Дело Саввы Морозова - страница 16
На звонок из тяжелой двери выглянул слуга, поклонился:
– Чем могу-с?
– Доложи-ка, братец, что к Савве Тимофеевичу приехали господа Станиславский и Немирович-Данченко, – доброжелательно, хоть и несколько свысока велел бородатый.
– Слушаю-с, – слуга снова поклонился, открыл двери перед гостями. – Прошу.
Войдя в дом, они задрали головы и застыли в оцепенении. Дом изнутри был охвачен золотым сиянием, в электрическом свете загадочно голубели изукрашенные стены.
– М-да, – наконец проговорил Станиславский, – это не дом, это какое-то палаццо венецианских дожей. Роскошь неимоверная.
– Скорее уж пещера Аладдина, – отвечал Немирович, оглаживая бороду. – Впрочем, официально, кажется, все это называется модерн и английская неоготика.
– Чувствую, ничего мы здесь не получим, – хмуро заметил Станиславский. – Вероятно, все деньги хозяин потратил на обустройство своего дворца. Ах, Владимир Иванович, как же это будет плохо! Не знаю, как для вас, а для меня остаться без театра – смерти подобно. А впрочем, я все уже сказал. Положимся же на волю Божью, а там будь что будет.
Немирович, однако, просил его не волноваться раньше времени – есть у него кое-какие аргументы для Саввы Тимофеевича. Спустя пару минут явился и сам Морозов – в домашнем халате, но в выходных туфлях. Его узкие монгольские глаза сияли любопытством и, как показалось гостям, удовольствием. Мануфактур-советник был человек увлекающийся и неравнодушный к славе, а о Немировиче и Станиславском, а больше всего о создаваемом ими Общедоступном театре давно уже ходили по Москве самые интригующие слухи.

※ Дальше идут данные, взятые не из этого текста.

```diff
+    const uint32_t i0 = BIX * RS_TILE + (threadIdx.x >> 6) * (64 * RS_STRIPS) + lane_id();
+    uint32_t t = i0 / seg_len, r = i0 % seg_len, vm = 0u;
+#pragma unroll
+    for (int s = 0; s < RS_STRIPS; ++s) {
+        if (t < nsegs && r < seg_cnt[t]) vm |= 1u << s;
+        r += 64u;
+        while (r >= seg_len) { r -= seg_len; ++t; }
+    }
+    return vm;
+}
+struct d_radix_scatter_kn {
+    static constexpr int BLOCK = RS_THREADS;
+    __device__ void operator()(const uint64_t* keys, uint64_t* keys_out, uint32_t n, int shift, int bits, const uint32_t* hist_scanned, uint32_t nblocks, const uint32_t* n_dev) const {
+        if (BIX >= nblocks) return;
+        if (n_dev) { const uint32_t nd = *n_dev; n = nd < n ? nd : n; }
+        rs_scatter_masked<false>(keys, nullptr, keys_out, nullptr, shift, bits, hist_scanned, nblocks, rs_valid_below(n));
+    }
+};
+struct d_radix_hist_seg {
+    static constexpr int BLOCK = RS_THREADS;
+    __device__ void operator()(const uint64_t* keys, const uint32_t* seg_cnt, uint32_t nsegs, uint32_t seg_len, int shift, int bits, uint32_t* hist, uint32_t nblocks) const {
+        if (BIX >= nblocks) return;
+        __shared__ uint32_t lh[RS_BINS];
+        for (int i = threadIdx.x; i < RS_BINS; i += RS_THREADS) lh[i] = 0;
+        __syncthreads();
+        const uint32_t mask = (1u << bits) - 1u;
+        const uint32_t wbase = BIX * RS_TILE + (threadIdx.x >> 6) * (64 * RS_STRIPS);
+        const uint32_t vm = rs_valid_seg(seg_cnt, nsegs, seg_len);
+    #pragma unroll
+        for (int s = 0; s < RS_STRIPS; ++s) {
+            const uint32_t i = wbase + s * 64 + lane_id();
+            if ((vm >> s) & 1u) atomicAdd(&lh[(uint32_t)(keys[i] >> shift) & mask], 1u);
+        }
+        __syncthreads();
+        for (uint32_t d = threadIdx.x; d < (1u << bits); d += RS_THREADS) hist[d * nblocks + BIX] = lh[d];
+    }
+};
+struct d_radix_scatter_seg {
+    static constexpr int BLOCK = RS_THREADS;
+    __device__ void operator()(const uint64_t* keys, const uint32_t* vals, uint64_t* keys_out, uint32_t* vals_out, const uint32_t* seg_cnt, uint32_t nsegs, uint32_t seg_len,
+                               int shift, int bits, const uint32_t* hist_scanned, uint32_t nblocks) const {
+        if (BIX >= nblocks) return;
+        rs_scatter_masked<true>(keys, vals, keys_out, vals_out, shift, bits, hist_scanned, nblocks, rs_valid_seg(seg_cnt, nsegs, seg_len));
+    }
+};
+struct d_radix_scatter_seg_k {
+    static constexpr int BLOCK = RS_THREADS;
+    __device__ void operator()(const uint64_t* keys, uint64_t* keys_out, const uint32_t* seg_cnt, uint32_t nsegs, uint32_t seg_len, int shift, int bits,
+                               const uint32_t* hist_scanned, uint32_t nblocks) const {
+        if (BIX >= nblocks) return;
+        rs_scatter_masked<false>(keys, nullptr, keys_out, nullptr, shift, bits, hist_scanned, nblocks, rs_valid_seg(seg_cnt, nsegs, seg_len));
+    }
+};
+
 struct FrameArgs {
     int use_transform, fold_negative_z, leaf_order;
     float voxel_res, seed_res, w_color, w_spatial, w_normal;
@@ -602,9 +706,11 @@
 #endif
 constexpr uint32_t VT_TILE = F3DS_VT_TILE;
 constexpr uint32_t VT_TAB = VT_TILE / 2;
-constexpr int VT_CNT_BITS = 14;
+constexpr int VT_CNT_BITS = N_DESC_CNT_BITS;
 static_assert(VT_TILE < (1u << VT_CNT_BITS), "a tile's point count must fit the count field");
 constexpr uint32_t VT_ENT_MAX = VT_TAB * 5 / 8;
+static_assert(VT_ENT_MAX <= (1u << N_DESC_CID_BITS), "a tile's dense entry ids must fit their field of the descriptor (and the upper half of a per-point word)");
+constexpr uint32_t VT_STEPS = VT_TILE / 256u;
 constexpr uint32_t VL_MAX_RUN = 256;
 constexpr uint32_t VOX_NONE = 0xFFFFFFFFu;
 __device__ inline void run_of_lane(bool valid, uint32_t w0, uint32_t w1, bool* head, int* head_lane, uint32_t* run_len) {
@@ -622,11 +728,12 @@
 struct d_tile_keys {
     static constexpr int BLOCK = 256;
     __device__ void operator()(const P16* pts, uint32_t n, FrameArgs fa, const GridInfo* gp, uint32_t* ploc, uint64_t* dkeys, uint32_t* dvals,
-                               uint32_t dcap, int tile_bits, DevCounters* dc) const {
+                               uint32_t* tcount, int tile_bits, DevCounters* dc) const {
         __shared__ unsigned long long tkey[VT_TAB];
         __shared__ uint32_t tcnt[VT_TAB];
+        __shared__ uint16_t tcid[VT_TAB];
         __shared__ uint32_t tbits[2][VT_TAB / 32];
-        __shared__ uint32_t s_ent, s_base, s_over[2], s_dis;
+        __shared__ uint32_t s_ent, s_over[2], s_dis;
         const GridInfo g = *gp;
         const uint64_t code_mask = (1ull << (3 * g.depth)) - 1ull;
         const int lane = lane_id();
@@ -639,8 +746,14 @@
             __syncthreads();
             const uint32_t t0 = tile * VT_TILE, t1 = n - t0 < VT_TILE ? n : t0 + VT_TILE;
             constexpr uint32_t VT_PF = 4;
-            uint32_t it4 = 0u;
-            for (uint32_t base4 = t0; base4 < t1 && !s_over[(it4 + 1u) & 1u]; base4 += 256u * VT_PF, ++it4) {
+            static_assert(VT_STEPS % VT_PF == 0, "whole rounds of VT_PF steps");
+            uint32_t pw[VT_STEPS];
+        #pragma unroll
+            for (uint32_t k = 0; k < VT_STEPS; ++k) pw[k] = VOX_NONE;
+        #pragma unroll
+            for (uint32_t it4 = 0u; it4 < VT_STEPS / VT_PF; ++it4) {
+              const uint32_t base4 = t0 + it4 * 256u * VT_PF;
+              if (base4 >= t1 || s_over[(it4 + 1u) & 1u]) break;
               uint4 q[VT_PF];
         #pragma unroll
               for (uint32_t j = 0; j < VT_PF; ++j) { const uint32_t i = base4 + j * 256u + tid; q[j] = reinterpret_cast<const uint4*>(pts)[i < t1 ? i : t1 - 1u]; }
@@ -676,17 +789,14 @@
                 }
                 if (tid < VT_TAB / 32u) tbits[(step + 1u) & 1u][tid] = 0u;
                 ent = __shfl(ent, hl, 64); roff = __shfl(roff, hl, 64);
-                if (i < t1) ploc[i] = (valid && ent != VOX_NONE) ? (ent << 16) | (roff + (uint32_t)(lane - hl)) : VOX_NONE;
+                if (i < t1 && valid && ent != VOX_NONE) pw[it4 * VT_PF + j] = (ent << 16) | (roff + (uint32_t)(lane - hl));
                 __syncthreads();
               }
             }
             __syncthreads();
             if (tid == 0) { atomicMax(&dc->vox_max_tile, s_ent); if (s_dis) dc->vox_disorder = 1u; }
             if (s_over[0] | s_over[1]) { if (tid == 0) { dc->error = F3DS_ERR_UNSUPPORTED; dc->ev_overflow = 7; } return; }
-            if (tid == 0) s_base = s_ent ? atomicAdd(&dc->seg_count, s_ent) : 0u;
-            __syncthreads();
-            const uint32_t dbase = s_base;
-            if (tid == 0) s_ent = 0u;
+            if (tid == 0) { tcount[tile] = s_ent; if (s_ent) atomicAdd(&dc->seg_count, s_ent); s_ent = 0u; }
             __syncthreads();
             for (uint32_t e0 = 0; e0 < VT_TAB; e0 += 256u) {
                 const uint32_t e = e0 + tid;
@@ -698,14 +808,22 @@
                 if (lane == __builtin_ctzll(lm)) wb = atomicAdd(&s_ent, (uint32_t)__popcll(lm));
                 wb = __shfl(wb, __builtin_ctzll(lm), 64);
                 if (live) {
-                    const uint32_t d = dbase + wb + (uint32_t)__popcll(lm & lanemask_lt());
-                    if (d < dcap) {
+                    const uint32_t cid = wb + (uint32_t)__popcll(lm & lanemask_lt());
+                    tcid[e] = (uint16_t)cid;
+                    if (cid < VT_ENT_MAX) {
+                        const uint32_t d = tile * VT_ENT_MAX + cid;
                         uint64_t code = n_morton((unsigned)(pk >> 42) & 0x1FFFFFu, (unsigned)(pk >> 21) & 0x1FFFFFu, (unsigned)pk & 0x1FFFFFu, g.depth);
                         if (fa.leaf_order == 1) code = (~code) & code_mask;
-                        dkeys[d] = (((code << tile_bits) | (uint64_t)tile) << VT_CNT_BITS) | (uint64_t)tcnt[e];
-                        dvals[d] = tile * VT_TAB + e;
-                    } else { dc->error = F3DS_ERR_UNSUPPORTED; dc->ev_overflow = 7; }
-                }
+                        dkeys[d] = n_desc_key(code, tile, cid, tcnt[e], tile_bits, dvals == nullptr);
+                        if (dvals) dvals[d] = d;
+                    }
+                }
+            }
+            __syncthreads();
+        #pragma unroll
+            for (uint32_t k = 0; k < VT_STEPS; ++k) {
+                const uint32_t i = t0 + k * 256u + tid;
+                if (i < t1) ploc[i] = pw[k] == VOX_NONE ? VOX_NONE : ((uint32_t)tcid[pw[k] >> 16] << 16) | (pw[k] & 0xFFFFu);
             }
             __syncthreads();
         }
@@ -714,15 +832,14 @@
 constexpr uint32_t DS_IT = 8;
 constexpr uint32_t DS_CHUNK = 256u * DS_IT;
 struct DescThread { uint64_t code[DS_IT]; uint32_t te[DS_IT], cnt[DS_IT]; uint32_t headmask, nheads, npts; };
-__device__ inline void desc_load(const uint64_t* dkeys, const uint32_t* dvals, uint32_t D, int tile_bits, uint32_t db, DescThread& t, bool want_te) {
-    const int sh = tile_bits + VT_CNT_BITS;
+__device__ inline void desc_load(const uint64_t* dkeys, const uint32_t* dvals, uint32_t D, int sh, int tile_bits, uint32_t db, DescThread& t, bool want_te) {
     uint64_t prev = (db > 0u && db - 1u < D) ? dkeys[db - 1u] >> sh : ~0ull;
 #pragma unroll
     for (uint32_t k = 0; k < DS_IT; ++k) {
         const uint32_t d = db + k;
         const uint64_t key = d < D ? dkeys[d] : 0ull;
-        t.code[k] = key >> sh; t.cnt[k] = d < D ? (uint32_t)key & ((1u << VT_CNT_BITS) - 1u) : 0u;
-        t.te[k] = (want_te && d < D) ? dvals[d] : 0u;
+        t.code[k] = key >> sh; t.cnt[k] = d < D ? n_desc_count(key) : 0u;
+        t.te[k] = (want_te && d < D) ? (dvals ? dvals[d] : n_desc_slot(key, tile_bits, VT_ENT_MAX)) : 0u;
     }
     t.headmask = 0u; t.nheads = 0u; t.npts = 0u;
 #pragma unroll
@@ -750,13 +867,13 @@
 }
 struct d_desc_part {
     static constexpr int BLOCK = 256;
-    __device__ void operator()(const uint64_t* dkeys, uint32_t dcap, int tile_bits, uint32_t* part, const DevCounters* dc) const {
+    __device__ void operator()(const uint64_t* dkeys, uint32_t dcap, int code_shift, uint32_t* part, const DevCounters* dc) const {
         if (dc->ev_overflow) return;
         const uint32_t D = dc->seg_count < dcap ? dc->seg_count : dcap;
         const uint32_t nchunks = (dcap + DS_CHUNK - 1u) / DS_CHUNK;
         for (uint32_t b = BIX; b < nchunks; b += gridDim.x) {
             DescThread t;
-            desc_load(dkeys, nullptr, D, tile_bits, b * DS_CHUNK + threadIdx.x * DS_IT, t, false);
+            desc_load(dkeys, nullptr, D, code_shift, 0, b * DS_CHUNK + threadIdx.x * DS_IT, t, false);
             uint32_t eh, ec, th, tc;
             block_excl_scan2(t.nheads, t.npts, &eh, &ec, &th, &tc);
             if (threadIdx.x == 0) { part[2u * b] = th; part[2u * b + 1u] = tc; }
@@ -788,7 +905,7 @@
 };
 struct d_desc_apply {
     static constexpr int BLOCK = 256;
-    __device__ void operator()(const uint64_t* dkeys, const uint32_t* dvals, uint32_t dcap, uint32_t capV, int tile_bits, FrameArgs fa, const GridInfo* gp,
+    __device__ void operator()(const uint64_t* dkeys, const uint32_t* dvals, uint32_t dcap, uint32_t capV, int code_shift, int tile_bits, FrameArgs fa, const GridInfo* gp,
                                const uint32_t* part, uint2* bo_te, uint32_t* seg_start, uint32_t* vkey, const DevCounters* dc) const {
         if (dc->ev_overflow) return;
         const uint32_t D = dc->seg_count < dcap ? dc->seg_count : dcap;
@@ -797,7 +914,7 @@
         for (uint32_t b = BIX; b < nchunks; b += gridDim.x) {
             const uint32_t db = b * DS_CHUNK + threadIdx.x * DS_IT;
             DescThread t;
-            desc_load(dkeys, dvals, D, tile_bits, db, t, true);
+            desc_load(dkeys, dvals, D, code_shift, tile_bits, db, t, true);
             uint32_t eh, ec, th, tc;
             block_excl_scan2(t.nheads, t.npts, &eh, &ec, &th, &tc);
             uint32_t ord = part[2u * b] + eh;
@@ -816,7 +933,7 @@
                     }
                     ord++;
                 }
-                bo_te[t.te[k]] = make_uint2(pos, ord - 1u);
+                if (t.te[k] < dcap) bo_te[t.te[k]] = make_uint2(pos, ord - 1u);
                 pos += t.cnt[k];
             }
             __syncthreads();
@@ -825,8 +942,8 @@
 };
 struct d_tile_place {
     static constexpr int BLOCK = 256;
-    __device__ void operator()(const uint32_t* ploc, uint32_t n, const uint2* bo_te, uint32_t* list, int* pt_voxel, const DevCounters* dc) const {
-        __shared__ uint2 tab[VT_TAB];
+    __device__ void operator()(const uint32_t* ploc, uint32_t n, const uint2* bo_te, const uint32_t* tcount, uint32_t* list, int* pt_voxel, const DevCounters* dc) const {
+        __shared__ uint2 tab[VT_ENT_MAX];
         if (dc->ev_overflow) return;
         const uint32_t ntiles = (n + VT_TILE - 1u) / VT_TILE;
         for (uint32_t tile = BIX; tile < ntiles; tile += gridDim.x) {
@@ -836,7 +953,8 @@
     #pragma unroll
             for (uint32_t j = 0; j < PF; ++j) { const uint32_t i = t0 + j * 256u + threadIdx.x; pl[j] = i < t1 ? ploc[i] : VOX_NONE; }
             __syncthreads();
-            for (uint32_t e = threadIdx.x; e < VT_TAB; e += 256u) tab[e] = bo_te[(size_t)tile * VT_TAB + e];
+            const uint32_t live = tcount[tile] < VT_ENT_MAX ? tcount[tile] : VT_ENT_MAX;
+            for (uint32_t e = threadIdx.x; e < live; e += 256u) tab[e] = bo_te[(size_t)tile * VT_ENT_MAX + e];
             __syncthreads();
             for (uint32_t i0 = t0; i0 < t1; i0 += 256u * PF) {
                 uint32_t nx[PF];
diff --git a/fast-3d-pointcloud-segmentation_amd/csrc/f3ds_numerics.h b/fast-3d-pointcloud-segmentation_amd/csrc/f3ds_numerics.h
--- a/fast-3d-pointcloud-segmentation_amd/csrc/f3ds_numerics.h
+++ b/fast-3d-pointcloud-segmentation_amd/csrc/f3ds_numerics.h
@@ -119,6 +119,19 @@
     if (!((mask >> cell) & 1ull)) return -1;
     const uint64_t before = leaf_order == 1 ? ((mask >> cell) >> 1) : (mask & ((1ull << cell) - 1ull));
     return (int)(base + (uint32_t)__builtin_popcountll(before));
+}
+#define N_DESC_CNT_BITS 14
+#define N_DESC_CID_BITS 11
+F3DS_HD int n_desc_one_word(int code_bits, int tile_bits) { return code_bits + tile_bits + N_DESC_CID_BITS + N_DESC_CNT_BITS <= 64; }
+F3DS_HD int n_desc_code_shift(int tile_bits, int one_word) { return one_word ? tile_bits + N_DESC_CID_BITS + N_DESC_CNT_BITS : N_DESC_CNT_BITS; }
+F3DS_HD uint64_t n_desc_key(uint64_t code, uint32_t tile, uint32_t cid, uint32_t count, int tile_bits, int one_word) {
+    if (!one_word) return (code << N_DESC_CNT_BITS) | (uint64_t)count;
+    return (((((code << tile_bits) | (uint64_t)tile) << N_DESC_CID_BITS) | (uint64_t)cid) << N_DESC_CNT_BITS) | (uint64_t)count;
+}
+F3DS_HD uint32_t n_desc_count(uint64_t key) { return (uint32_t)key & ((1u << N_DESC_CNT_BITS) - 1u); }
+F3DS_HD uint32_t n_desc_slot(uint64_t key, int tile_bits, uint32_t ent_stride) {
+    const uint64_t tc = (key >> N_DESC_CNT_BITS) & ((1ull << (tile_bits + N_DESC_CID_BITS)) - 1ull);
+    return (uint32_t)(tc >> N_DESC_CID_BITS) * ent_stride + ((uint32_t)tc & ((1u << N_DESC_CID_BITS) - 1u));
 }
 
 F3DS_HD void n_roots2(float b, float c, float r[3]) {
```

Прошли в гостиную, гости расположились на креслах, хозяин же уселся на стул, лицо его выражало какой-то лукавый интерес, как будто бы он уже догадался, зачем пришли нежданные гости. Догадаться, впрочем, было немудрено: к миллионщику Морозову люди ходили обычно за одним – за деньгами. Это обыкновение окружающих мануфактур-советник принимал философски, хотя иногда оно вызывало у него раздражение, и тогда просители уходили не только без денег, но и с серьезным моральным ущербом.
– Кто мне поперек дороги станет – перееду не задумываясь, – говаривал он иногда.
Впрочем, это была чистая риторика: несмотря на силу свою и могущество, никого Савва Тимофеевич до сих пор, кажется, так и не переехал, хотя имел для этого все возможности. Если уж человек совсем ему не нравился, Морозов использовал сарказм и яд, которого в нем хватило бы на добрую ехидну. Правда, людей искусства это обычно не касалось, их он любил, к ним был ласков, терпелив, а на некоторых смотрел даже снизу вверх. Однако любовь любовью, а денежки, известное дело, врозь.
– Так чем обязан, господа? – спросил он, поглядывая на гостей сквозь лукавые и узкие свои, словно бойницы, глаза, которые на полном его лице казались еще уже и еще лукавее.
– Мы к вам, Савва Тимофеевич, за долгом явились, – степенно проговорил Немирович и огладил бороду, словно старинный купец из какой-то оперы.
Горизонтальная морщина пересекла лоб мануфактур-советника.
– За долгом? – спросил он с недоумением. – Извольте, господа. Хотя, воля ваша, я что-то не припомню никакого долга…
– Ну как же не припомните, – с шутливой укоризной попенял ему Владимир Иванович. – Года два назад был благотворительный спектакль, где я с учениками ставил пьесу «Три смерти». Мы с вами тогда случайно пересеклись, и я вам предложил взять у меня два билета. Вы с охотою их приняли, но оговорились, что у вас нет с собой денег. Я тогда ответил: «Пожалуйста, пусть десять рублей будут за вами; все-таки довольно любопытно, что мне, так сказать, интеллигентному пролетарию, миллионер Морозов состоит должником».